We did discover that Mellow Mushroom started in Georgia. We figured it had to be something like that, since the area is just full of them, and most of them are nowhere near as fancy as the ones that have sprung up in other places around the country, like the ones at home in DFW or up in Colorado. These look more like cheap, hole-in-the-wall pizza places. It’s a little funny. I guess everyone starts somewhere.

In any event, lunch was a burrito and chips from what appears to be a local chain. It was fine, but nothing to write home about. I am consistently disappointed in the salsa I get anywhere that isn’t in the southwest. Nobody else seems to know what spicy means. Nothing out this way has habanero peppers in their spiciest salsa.

Fort Pulaski, way over there

After lunch, we had to hop back on the real highway to head to our next park, Fort Pulaski National Monument. This fort was completed in 1847 to protect against foreign invasion, but was overtaken by the Confederates during the Civil War only a few years after its completion. The fort is huge and in gorgeous condition, not even bad enough to be called a ruin. I was really looking forward to seeing this one, but alas, the government is still shutdown.

In fact, the bridge leading to the island where the fort is located was completely closed, and while we could’ve walked closer, it would’ve been at least a mile to the fort, and we couldn’t have gotten inside. We walked out onto the bridge to look around and debate our options, since we could see it from the bridge and from the opposite shore, but in the end we decided not to bother, since we are going to have to come back to see the inside of the thing anyway. The government shutdown has really packed a ton of disappointments into this trip.

Distant lighthouse

Fort Pulaski is actually out on the water past Savannah on Tybee Island, but not all the way to the coast. We drove out that way, to where the road ended. Our original goal was a lighthouse out that way, but we didn’t end up getting any photos. The only angle we could get was directly into the sun, so we had to pass.

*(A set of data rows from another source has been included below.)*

# sasg/cilium

Hardware: AMD Instinct MI355X
Metric: classified headers/sec (Mpps, whole node) at 100k-prefix ipcache + 16k-ID policy (higher is better)
Workload: dtype u32

## Files before the change

cilium_amd/_lib.py:

```python
import ctypes
import os

HERE = os.path.dirname(os.path.abspath(__file__))
LIB_PATH = os.path.join(HERE, os.environ.get("CFC_LIB", "libcfc.so"))

CFC_DEVICE_NONE = -1
MODE_INGRESS, MODE_EGRESS, MODE_XDP, MODE_FULL = 0, 1, 2, 3
HF_FRAG, HF_TCP_CLOSE, HF_EXTHDR = 0x100, 0x200, 0x400
DROP_PREFILTER, VERDICT_PUNT = -1, -2
OPT_LPM4, OPT_TIMING, OPT_CT_APPLY, OPT_CT_EVICT = 1, 2, 3, 4
CT_APPLY_DEVICE, CT_APPLY_HOST = 0, 1
LPM4_AUTO, LPM4_DIR24_8, LPM4_TRIE = 0, 1, 2

EXPORTS = (
    "cfc_open", "cfc_close", "cfc_abi_version", "cfc_map_open",
    "cfc_drop_notify_v4", "cfc_drop_notify_v6",
    "cfc_map_close", "cfc_map_update", "cfc_map_lookup", "cfc_map_delete",
    "cfc_map_get_next_key", "cfc_num_possible_cpus", "cfc_endpoint_config",
    "cfc_commit", "cfc_classify_v4", "cfc_counters_device",
    "cfc_counters_sync", "cfc_counters_clear", "cfc_counters_export",
    "cfc_counters_import", "cfc_get_stats", "cfc_strerror",
    "cfc_set_option", "cfc_timing_collect", "cfc_classify_v6",
    "cfc_ct_apply_v4", "cfc_ct_apply_v6", "cfc_map_update_batch",
    "cfc_set_node_config", "cfc_get_node_config", "cfc_identity_counters",
    "cfc_set_clock", "cfc_monitor_events_v4", "cfc_monitor_events_v6",
    "cfc_map_dump", "cfc_ct_gc",
    "cfc_proxy_entries_v4", "cfc_proxy_entries_v6",
    "cfc_proxy_apply_v4", "cfc_proxy_apply_v6",
)
CT_NEW, CT_ESTABLISHED, CT_REPLY, CT_RELATED = 0, 1, 2, 3
CT_RES_MASK, CT_DONE, CT_CREATE = 0x3, 0x4, 0x8


class CfcError(OSError):
    pass


GC_REMOVE_EXPIRED, GC_VALID_IPS, GC_MATCH_IPS = 1, 2, 4


class Ip(ctypes.Structure):
    _fields_ = [("family", ctypes.c_uint8), ("pad", ctypes.c_uint8 * 3),
                ("addr", ctypes.c_uint8 * 16)]


class GcFilter(ctypes.Structure):
    _fields_ = [("flags", ctypes.c_uint32), ("time", ctypes.c_uint32),
                ("valid_ips", ctypes.c_void_p), ("n_valid", ctypes.c_uint32),
                ("pad0", ctypes.c_uint32),
                ("match_ips", ctypes.c_void_p), ("n_match", ctypes.c_uint32),
                ("pad1", ctypes.c_uint32)]


class GcStats(ctypes.Structure):
    _fields_ = [("deleted", ctypes.c_uint64), ("alive", ctypes.c_uint64),
                ("device_deleted", ctypes.c_uint64), ("log_deleted", ctypes.c_uint64),
                ("host_deleted", ctypes.c_uint64), ("slots_freed", ctypes.c_uint64)]


_HDR = [("saddr", ctypes.c_void_p), ("daddr", ctypes.c_void_p),
        ("ports", ctypes.c_void_p), ("meta", ctypes.c_void_p),
        ("mark", ctypes.c_void_p), ("tcp_flags", ctypes.c_void_p),
        ("n", ctypes.c_uint64)]


class HdrV4(ctypes.Structure):
    _fields_ = _HDR + [("hash", ctypes.c_void_p)]


class HdrV6(ctypes.Structure):
    _fields_ = _HDR + [("hash", ctypes.c_void_p)]


class Out(ctypes.Structure):
    _fields_ = [("verdict", ctypes.c_void_p), ("identity", ctypes.c_void_p),
                ("action", ctypes.c_void_p), ("ct", ctypes.c_void_p),
                ("notify", ctypes.c_void_p), ("pkt_saddr", ctypes.c_void_p),
                ("pkt_daddr", ctypes.c_void_p), ("pkt_ports", ctypes.c_void_p)]


class Stats(ctypes.Structure):
    _fields_ = [("epoch", ctypes.c_uint64), ("device_bytes", ctypes.c_uint64),
                ("ipcache_v4_prefixes", ctypes.c_uint32),
                ("lpm4_tbl8_groups", ctypes.c_uint32),
                ("policy_entries", ctypes.c_uint32),
                ("endpoints", ctypes.c_uint32),
                ("prefilter_v4_fix", ctypes.c_uint32),
                ("prefilter_v4_dyn", ctypes.c_uint32),
                ("lpm4_layout", ctypes.c_uint32),
                ("lpm4_kib", ctypes.c_uint32),
                ("ipcache_v6_prefixes", ctypes.c_uint32),
                ("lpm6_lengths", ctypes.c_uint32),
                ("lpm6_groups", ctypes.c_uint32),
                ("lpm6_kib", ctypes.c_uint32),
                ("endpoints_v6", ctypes.c_uint32),
                ("prefilter_v6_fix", ctypes.c_uint32),
                ("prefilter_v6_dyn", ctypes.c_uint32),
                ("ct4_entries", ctypes.c_uint32),
                ("ct6_entries", ctypes.c_uint32),
                ("ct_apply_device", ctypes.c_uint32),
                ("ct_apply_host", ctypes.c_uint32),
                ("ct_slots", ctypes.c_uint32),
                ("ct_grown", ctypes.c_uint32),
                ("ct_order_changed", ctypes.c_uint64),
                ("nat_hops", ctypes.c_uint64),
                ("ct_evicted", ctypes.c_uint64),
                ("svc_ordered", ctypes.c_uint64),
                ("ct_apply_sparse", ctypes.c_uint64),
                ("ct_self_segments", ctypes.c_uint64)]


class NodeConfig(ctypes.Structure):
    _fields_ = [("ipv4_cluster_range", ctypes.c_uint32),
                ("ipv4_cluster_mask", ctypes.c_uint32),
                ("router_ip6", ctypes.c_uint8 * 16),
                ("host_ifindex", ctypes.c_uint32)]


class IdentityCount(ctypes.Structure):
    _fields_ = [("identity", ctypes.c_uint32), ("dir", ctypes.c_uint8),
                ("pad", ctypes.c_uint8 * 3),
                ("fwd_packets", ctypes.c_uint64), ("fwd_bytes", ctypes.c_uint64),
                ("drop_packets", ctypes.c_uint64), ("drop_bytes", ctypes.c_uint64)]


IDENTITY_OUT_OF_RANGE = 0xFFFFFFFF


class ProxyStats(ctypes.Structure):
    _fields_ = [("redirects", ctypes.c_uint64), ("entries", ctypes.c_uint64),
                ("created", ctypes.c_uint64), ("updated", ctypes.c_uint64),
                ("failed", ctypes.c_uint64)]


class Timing(ctypes.Structure):
    _fields_ = [("launches", ctypes.c_uint64), ("classify_ms", ctypes.c_double),
                ("count_ms", ctypes.c_double), ("launches_v6", ctypes.c_uint64),
                ("classify_v6_ms", ctypes.c_double), ("count_v6_ms", ctypes.c_double)]


_lib = None


def lib():
    global _lib
    if _lib is not None:
        return _lib
    if not os.path.exists(LIB_PATH):
        raise CfcError(2, f"{LIB_PATH} is not built (run __graft_entry__.build())")
    L = ctypes.CDLL(LIB_PATH)
    vp, u32, u64, i32 = ctypes.c_void_p, ctypes.c_uint32, ctypes.c_uint64, ctypes.c_int
    pint = ctypes.POINTER(ctypes.c_int)
    L.cfc_open.argtypes = [i32, ctypes.POINTER(vp)]
    L.cfc_close.argtypes = [vp]
    L.cfc_close.restype = None
    L.cfc_map_open.argtypes = [vp, ctypes.c_char_p, u32, u32, u32, u32, u32,
                               pint, pint]
    L.cfc_map_close.argtypes = [vp, i32]
    L.cfc_map_update.argtypes = [vp, i32, vp, vp, u64]
    L.cfc_map_lookup.argtypes = [vp, i32, vp, vp]
    L.cfc_map_update_batch.argtypes = [vp, i32, vp, vp, u64, u64]
    L.cfc_map_delete.argtypes = [vp, i32, vp]
    L.cfc_map_get_next_key.argtypes = [vp, i32, vp, vp]
    L.cfc_map_dump.argtypes = [vp, i32, vp, vp, u64, ctypes.POINTER(u64)]
    L.cfc_endpoint_config.argtypes = [vp, ctypes.c_uint16, u32]
    L.cfc_set_node_config.argtypes = [vp, ctypes.POINTER(NodeConfig)]
    L.cfc_get_node_config.argtypes = [vp, ctypes.POINTER(NodeConfig)]
    L.cfc_commit.argtypes = [vp, vp]
    L.cfc_classify_v4.argtypes = [vp, ctypes.POINTER(HdrV4), ctypes.POINTER(Out),
                                  i32, ctypes.c_uint16, vp]
    L.cfc_classify_v6.argtypes = [vp, ctypes.POINTER(HdrV6), ctypes.POINTER(Out),
                                  i32, ctypes.c_uint16, vp]
    L.cfc_ct_apply_v4.argtypes = [vp, ctypes.POINTER(HdrV4), ctypes.POINTER(Out),
                                  i32, ctypes.c_uint16, vp]
    L.cfc_ct_apply_v6.argtypes = [vp, ctypes.POINTER(HdrV6), ctypes.POINTER(Out),
                                  i32, ctypes.c_uint16, vp]
    L.cfc_set_clock.argtypes = [vp, u32]
    L.cfc_ct_gc.argtypes = [vp, i32, ctypes.POINTER(GcFilter), ctypes.POINTER(GcStats), vp]
    for f in (L.cfc_drop_notify_v4, L.cfc_drop_notify_v6,
              L.cfc_monitor_events_v4, L.cfc_monitor_events_v6):
        f.argtypes = [vp, vp, ctypes.POINTER(Out), i32, ctypes.c_uint16, vp, vp,
                      u64, vp, vp]
    for f in (L.cfc_proxy_entries_v4, L.cfc_proxy_entries_v6):
        f.argtypes = [vp, vp, ctypes.POINTER(Out), i32, ctypes.c_uint16, vp, vp,
                      u64, vp, vp]
    for f in (L.cfc_proxy_apply_v4, L.cfc_proxy_apply_v6):
        f.argtypes = [vp, vp, ctypes.POINTER(Out), i32, ctypes.c_uint16,
                      ctypes.POINTER(ProxyStats), vp]
    L.cfc_counters_device.argtypes = [vp, ctypes.POINTER(vp), ctypes.POINTER(u64)]
    L.cfc_counters_sync.argtypes = [vp, vp]
    L.cfc_counters_clear.argtypes = [vp, vp]
    L.cfc_counters_export.argtypes = [vp, vp, u64, vp]
    L.cfc_counters_import.argtypes = [vp, vp, u64, vp]
    L.cfc_get_stats.argtypes = [vp, ctypes.POINTER(Stats)]
    L.cfc_identity_counters.argtypes = [vp, vp, u64, ctypes.POINTER(u64)]
    L.cfc_set_option.argtypes = [vp, i32, ctypes.c_int64]
    L.cfc_timing_collect.argtypes = [vp, ctypes.POINTER(Timing)]
    L.cfc_strerror.argtypes = [i32]
    L.cfc_strerror.restype = ctypes.c_char_p
    _lib = L
    return L


def check(rc, what):
    if rc < 0:
        raise CfcError(-rc, f"{what}: {os.strerror(-rc)}")
    return rc
```

cilium_amd/csrc/cfc_api.cpp:

```cpp
#include <hip/hip_runtime.h>

#include <algorithm>
#include <cerrno>
#include <cstdio>
#include <cstdlib>
#include <cstring>
#include <map>
#include <set>
#include <memory>
#include <mutex>
#include <string>
#include <thread>
#include <unordered_set>
#include <type_traits>
#include <vector>

#include "../../include/cfc.h"
#include "classify.hpp"
#include "selfcut.hpp"
#include "ctmirror.hpp"
#include "flatten.hpp"
#include "maps.hpp"

using namespace cfc;

namespace {

template <class T>
static int upload_vec(DevBuf &b, const std::vector<T> &v, hipStream_t s)
{
    return b.upload(v.data(), v.size() * sizeof(T), s);
}

struct GIpc {
    DevBuf tbl24, tbl8, ovf, l4d, l4c, l4l;
    int layout = 0;
    uint32_t n_prefix4 = 0, tbl8_groups = 0, lpm4_kib = 0;
    uint64_t bytes = 0;
};
struct GIpc6 {
    DevBuf l6[4];
    Lpm6 ipc6{};
    Lpm6Host host;
    uint32_t lpm6_kib = 0, n_prefix6 = 0, lpm6_lengths = 0, lpm6_groups = 0;
    uint64_t bytes = 0;
};
struct GPf {
    DevBuf pf24, pf8, pffix, pfbloom, pf6bloom, l6fix[4], l6dyn[4];
    Lpm6 fix{}, dyn{};
    uint32_t fix_mask = 0, fix_zero = 0, bloom_words = 0, bloom6_words = 0;
    uint32_t n_fix4 = 0, n_dyn4 = 0, n_fix6 = 0, n_dyn6 = 0;
    uint64_t bytes = 0;
};
struct GEp {
    DevBuf lxc4, lxc6, pol, polbloom;
    std::vector<PolSlot> pol_host;
    uint32_t lxc4_mask = 0, lxc6_mask = 0, pol_bloom_words = 0, n_eps = 0, n_eps6 = 0;
    bool lxc4_lds = false, lxc6_lds = false;
    std::unordered_map<int, PolLoc> pol_loc;
    std::vector<std::pair<Map *, std::string>> ctr_owner;
    std::vector<uint32_t> seclabel;
    DevBuf ep_info;
    std::map<uint16_t, uint32_t> nat4;
    DevBuf nat6;
    uint64_t bytes = 0;
};
struct GLb {
    DevBuf lb4, rnat4, lb6, rnat6;
    uint32_t lb4_mask = 0, n_lb4 = 0, lb6_mask = 0, n_lb6 = 0;
    uint64_t bytes = 0;
};
struct GCt {
    CtTab<Ct4Slot> t4;
    CtTab<Ct6Slot> t6;
    DevBuf ct_sum;
    DevBuf ct_st;
    CtMaps ct_maps;
    uint32_t n_nat46 = 0;
    uint64_t bytes = 0;
};
template <bool V6, class G>
auto &tab(G &g)
{
    if constexpr (V6)
        return g.t6;
    else
        return g.t4;
}
template <bool V6>
uint64_t state_base(const GCt &g)
{
    return V6 ? g.t4.slots : 0;
}
struct Epoch {
    uint64_t id = 0;
    std::shared_ptr<GIpc> ipc;
    std::shared_ptr<GIpc6> ipc6;
    std::shared_ptr<GPf> pf;
    std::shared_ptr<GEp> ep;
    std::shared_ptr<GCt> ct;
    std::shared_ptr<GLb> lb;
    DevTables T{};
    cfc_stats st{};
};
struct Retired {
    std::shared_ptr<Epoch> e;
    std::vector<hipEvent_t> ev;
};

}

struct cfc_ctx {
    int device = 0;
    int num_cus = 256;
    std::recursive_mutex mu;
    std::map<std::string, std::unique_ptr<Map>> maps;
    std::map<int, Map *> fds;
    int next_fd = 3;
    std::vector<uint32_t> seclabel = std::vector<uint32_t>(65536, 0);
// ... 47 lines not shown
    DevBuf ord_delbm, ord_mixbm, ord_dfirst, ord_cnt;
    DevBuf ord_ct0;
    DevBuf cta_mon;
    uint64_t n_ord_changed = 0;
    struct NatRec {
        int family = 0;
        const void *saddr = nullptr;
        uint64_t n = 0;
        int mode = 0;
        uint16_t ep = 0;
        uint32_t m = 0;
        hipStream_t stream = nullptr;
        DevBuf idx, rows, outs, ws;
        cfc_hdr_v4 h4{};
        cfc_hdr_v6 h6{};
        cfc_out o{};
    };
    std::map<const void *, NatRec> nat;
    DevBuf nat_list, nat_cnt, nat_tmp;
    DevBuf svo_keys, svo_keys2, svo, svo_cnt, svo_tmp;
    uint64_t n_apply_sparse = 0;
    bool nat46_seen = false, hop_nat46 = false;
    uint64_t n_nat_hops = 0;
    bool ct_evict = true;
    DevBuf evict_bm, evict_maps, evict_rel;
    uint64_t n_evicted = 0;
    uint64_t n_ct_grow = 0;
    DevBuf self_addr, self_rows, self_cnt;
    uint64_t n_self_segs = 0;
    struct SegRec {
        const void *saddr = nullptr;
        uint64_t n = 0, off = 0;
        int mode = 0, family = 0;
        uint16_t ep = 0;
    };
    std::map<const void *, SegRec> segs;
    bool pend = false, pend_v6 = false;
    uint32_t *pend_cnt = nullptr;
    hipEvent_t pend_ev = nullptr;
    DevBuf cta_cxr;

    uint64_t *ctr = nullptr;
    size_t ctr_u64 = 0;
    bool ctr_pending = false;
    hipStream_t last_stream = nullptr;
    hipEvent_t last_done = nullptr;
    uint32_t *ws = nullptr;
    size_t ws_bytes = 0;
    Map *metrics = nullptr;
    std::vector<uint64_t> idc = std::vector<uint64_t>(ID_U64, 0);

    DevBuf nt_ws;
    hipEvent_t nt_done = nullptr;
    hipStream_t nt_stream = nullptr;
    bool nt_pending = false;

    DevBuf px_cnt, px_own, px_last, px_bm, px_blk, px_rec;
    hipEvent_t px_done = nullptr;
    hipStream_t px_stream = nullptr;
    bool px_pending = false;

    bool timing = false;
    std::vector<LaunchTiming> tpool;
    size_t tused = 0;
};

namespace {

void order_after_launches(cfc_ctx *c, hipStream_t s)
{
    if (c->ctr_pending && c->last_done && c->last_stream != s)
        (void)hipStreamWaitEvent(s, c->last_done, 0);
    if (c->nt_pending && c->nt_done && c->nt_stream != s)
        (void)hipStreamWaitEvent(s, c->nt_done, 0);
}

constexpr int NGROUPS = 6;
void group_sigs(cfc_ctx *c, uint64_t sig[NGROUPS])
{
    for (int g = 0; g < NGROUPS; g++)
        sig[g] = 1469598103934665603ull + (uint64_t)g;
    auto mix = [&](int g, uint64_t v) { sig[g] = (sig[g] ^ v) * 1099511628211ull; };
    mix(0, (uint64_t)c->opts.lpm4);
    mix(2, c->seclabel_gen);
    for (auto &kv : c->maps) {
        const Map *m = kv.second.get();
        const uint64_t id = (uint64_t)(uintptr_t)m;
        switch (m->role) {
        case ROLE_IPCACHE:
            mix(0, id); mix(0, m->sgen[0]);
            mix(4, id); mix(4, m->sgen[1]);
            break;
        case ROLE_PF4_FIX: case ROLE_PF4_DYN: case ROLE_PF6_FIX: case ROLE_PF6_DYN:
            mix(1, id); mix(1, m->sgen[0]);
            break;
        case ROLE_LXC:
            mix(2, id); mix(2, m->gen);
            break;
        case ROLE_POLICY:
            mix(2, id); mix(2, m->sgen[0]);
            break;
        case ROLE_CT4: case ROLE_CT6:
            mix(3, id); mix(3, m->sgen[0]);
            mix(2, id);
            break;
        case ROLE_LB4_SVC: case ROLE_LB4_RNAT: case ROLE_LB6_SVC: case ROLE_LB6_RNAT:
            mix(5, id); mix(5, m->gen);
            mix(3, m->kv.empty() ? 0 : 1);
            break;
        default:
            break;
        }
    }
}

void settle(cfc_ctx *c)
{
    if (!c->pend)
        return;
    c->pend = false;
    (void)hipEventSynchronize(c->pend_ev);
    const uint32_t *h = c->pend_cnt;
    cfc_ctx::CtFam &X = c->ctf[c->pend_v6];
    X.claims += h[CTA_CLAIMS];
    X.ins += h[CTA_CLAIMS];
    X.log_used += h[CTA_NLOG];
}

template <class Slot>
int remap_mirror(CtTab<Slot> &T, hipStream_t s)
{
    std::vector<Slot> &h = T.host;
    DevBuf &pend = T.pend;
    if (!pend.p)
        return 0;
    const uint64_t n = h.size();
    std::vector<uint32_t> map(n);
    if (n && (hipMemcpyAsync(map.data(), pend.p, 4 * n, hipMemcpyDeviceToHost, s) != hipSuccess ||
              hipStreamSynchronize(s) != hipSuccess))
        return -EIO;
    std::vector<Slot> nh(T.slots);
    const unsigned nt = std::max(1u, std::min(16u, std::thread::hardware_concurrency()));
    std::vector<uint64_t> tb(nt, 0);
    std::vector<std::thread> th;
    for (unsigned t = 0; t < nt; t++)
        th.emplace_back([&, t]() {
            for (uint64_t i = n * t / nt, e = n * (t + 1) / nt; i < e; i++)
                if (map[i] != 0xFFFFFFFFu) {
                    nh[map[i]] = h[i];
                    tb[t] += h[i].w == CT_TOMBSTONE;
                }
        });
    for (std::thread &x : th)
        x.join();
    uint64_t tt = 0;
    for (uint64_t v : tb)
        tt += v;
    T.tomb = (uint32_t)tt;
    h.swap(nh);
    pend.reset();
    return 0;
}
int mirror_sync(GCt &G, hipStream_t s)
{
    if (int rc = remap_mirror(G.t4, s))
        return rc;
// ... 185 lines not shown
            v[1] += byt;
            if (it == mm->kv.end() && mm->kv.size() >= mm->max_entries)
                continue;
            Map::Entry &e = mm->kv[nk];
            e.key = nk;
            e.val.assign((const char *)v, 16);
            mm->gen++;
        }
    c->ctr_pending = false;
    return 0;
}
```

Still, the little town was cute, and a lot less pretentious than the Golden Isles from earlier in the day. It had a little dog park, too, but we eventually decided against that one, since it looked as muddy as the last one. We did stop by another beach to take a look around, but they didn’t allow dogs on the beach, so Mark got some sand and we left, a little disappointed.

The signs say to stay off the jetty

We drove back into Savannah just after 4:00pm after waiting for a while on the only road out to Tybee Island thanks to a pretty nasty wreck. The road we came into the city on had a dog park right on it, so we stopped there for Ripley’s second park of the day. She didn’t have as much fun at this one, since it was full of other dogs and Ripley is a little anxious around many or large dogs. Still, she got a little running in, which seemed to make her day.

After that, we went and checked into our hotel, unpacked the car, and made our dinner plans. In the end, we drove over to Whole Foods for the hot bar, because we are nothing if not predictable. I found the options on the hot bar a little lacking at this particular location, since everything was meaty or fatty, but I managed some nice fruits and vegetables from the salad bar.

Someone has to remove the imaginary stickers in Ripley’s paws

We’re back at the hotel now, and the stinky puppy has had a bath to remove all of the funky mud smell from the first dog park of the day. She didn’t appreciate it, but I’m much happier, since I’m the one she wants to snuggle with.

Tomorrow we will go on a run through Savannah then head out to pick up a couple more parks. It looks like they still won’t be open, but it should still be a warm, lovely day, so it won’t be too bad, even if we don’t get to see anything.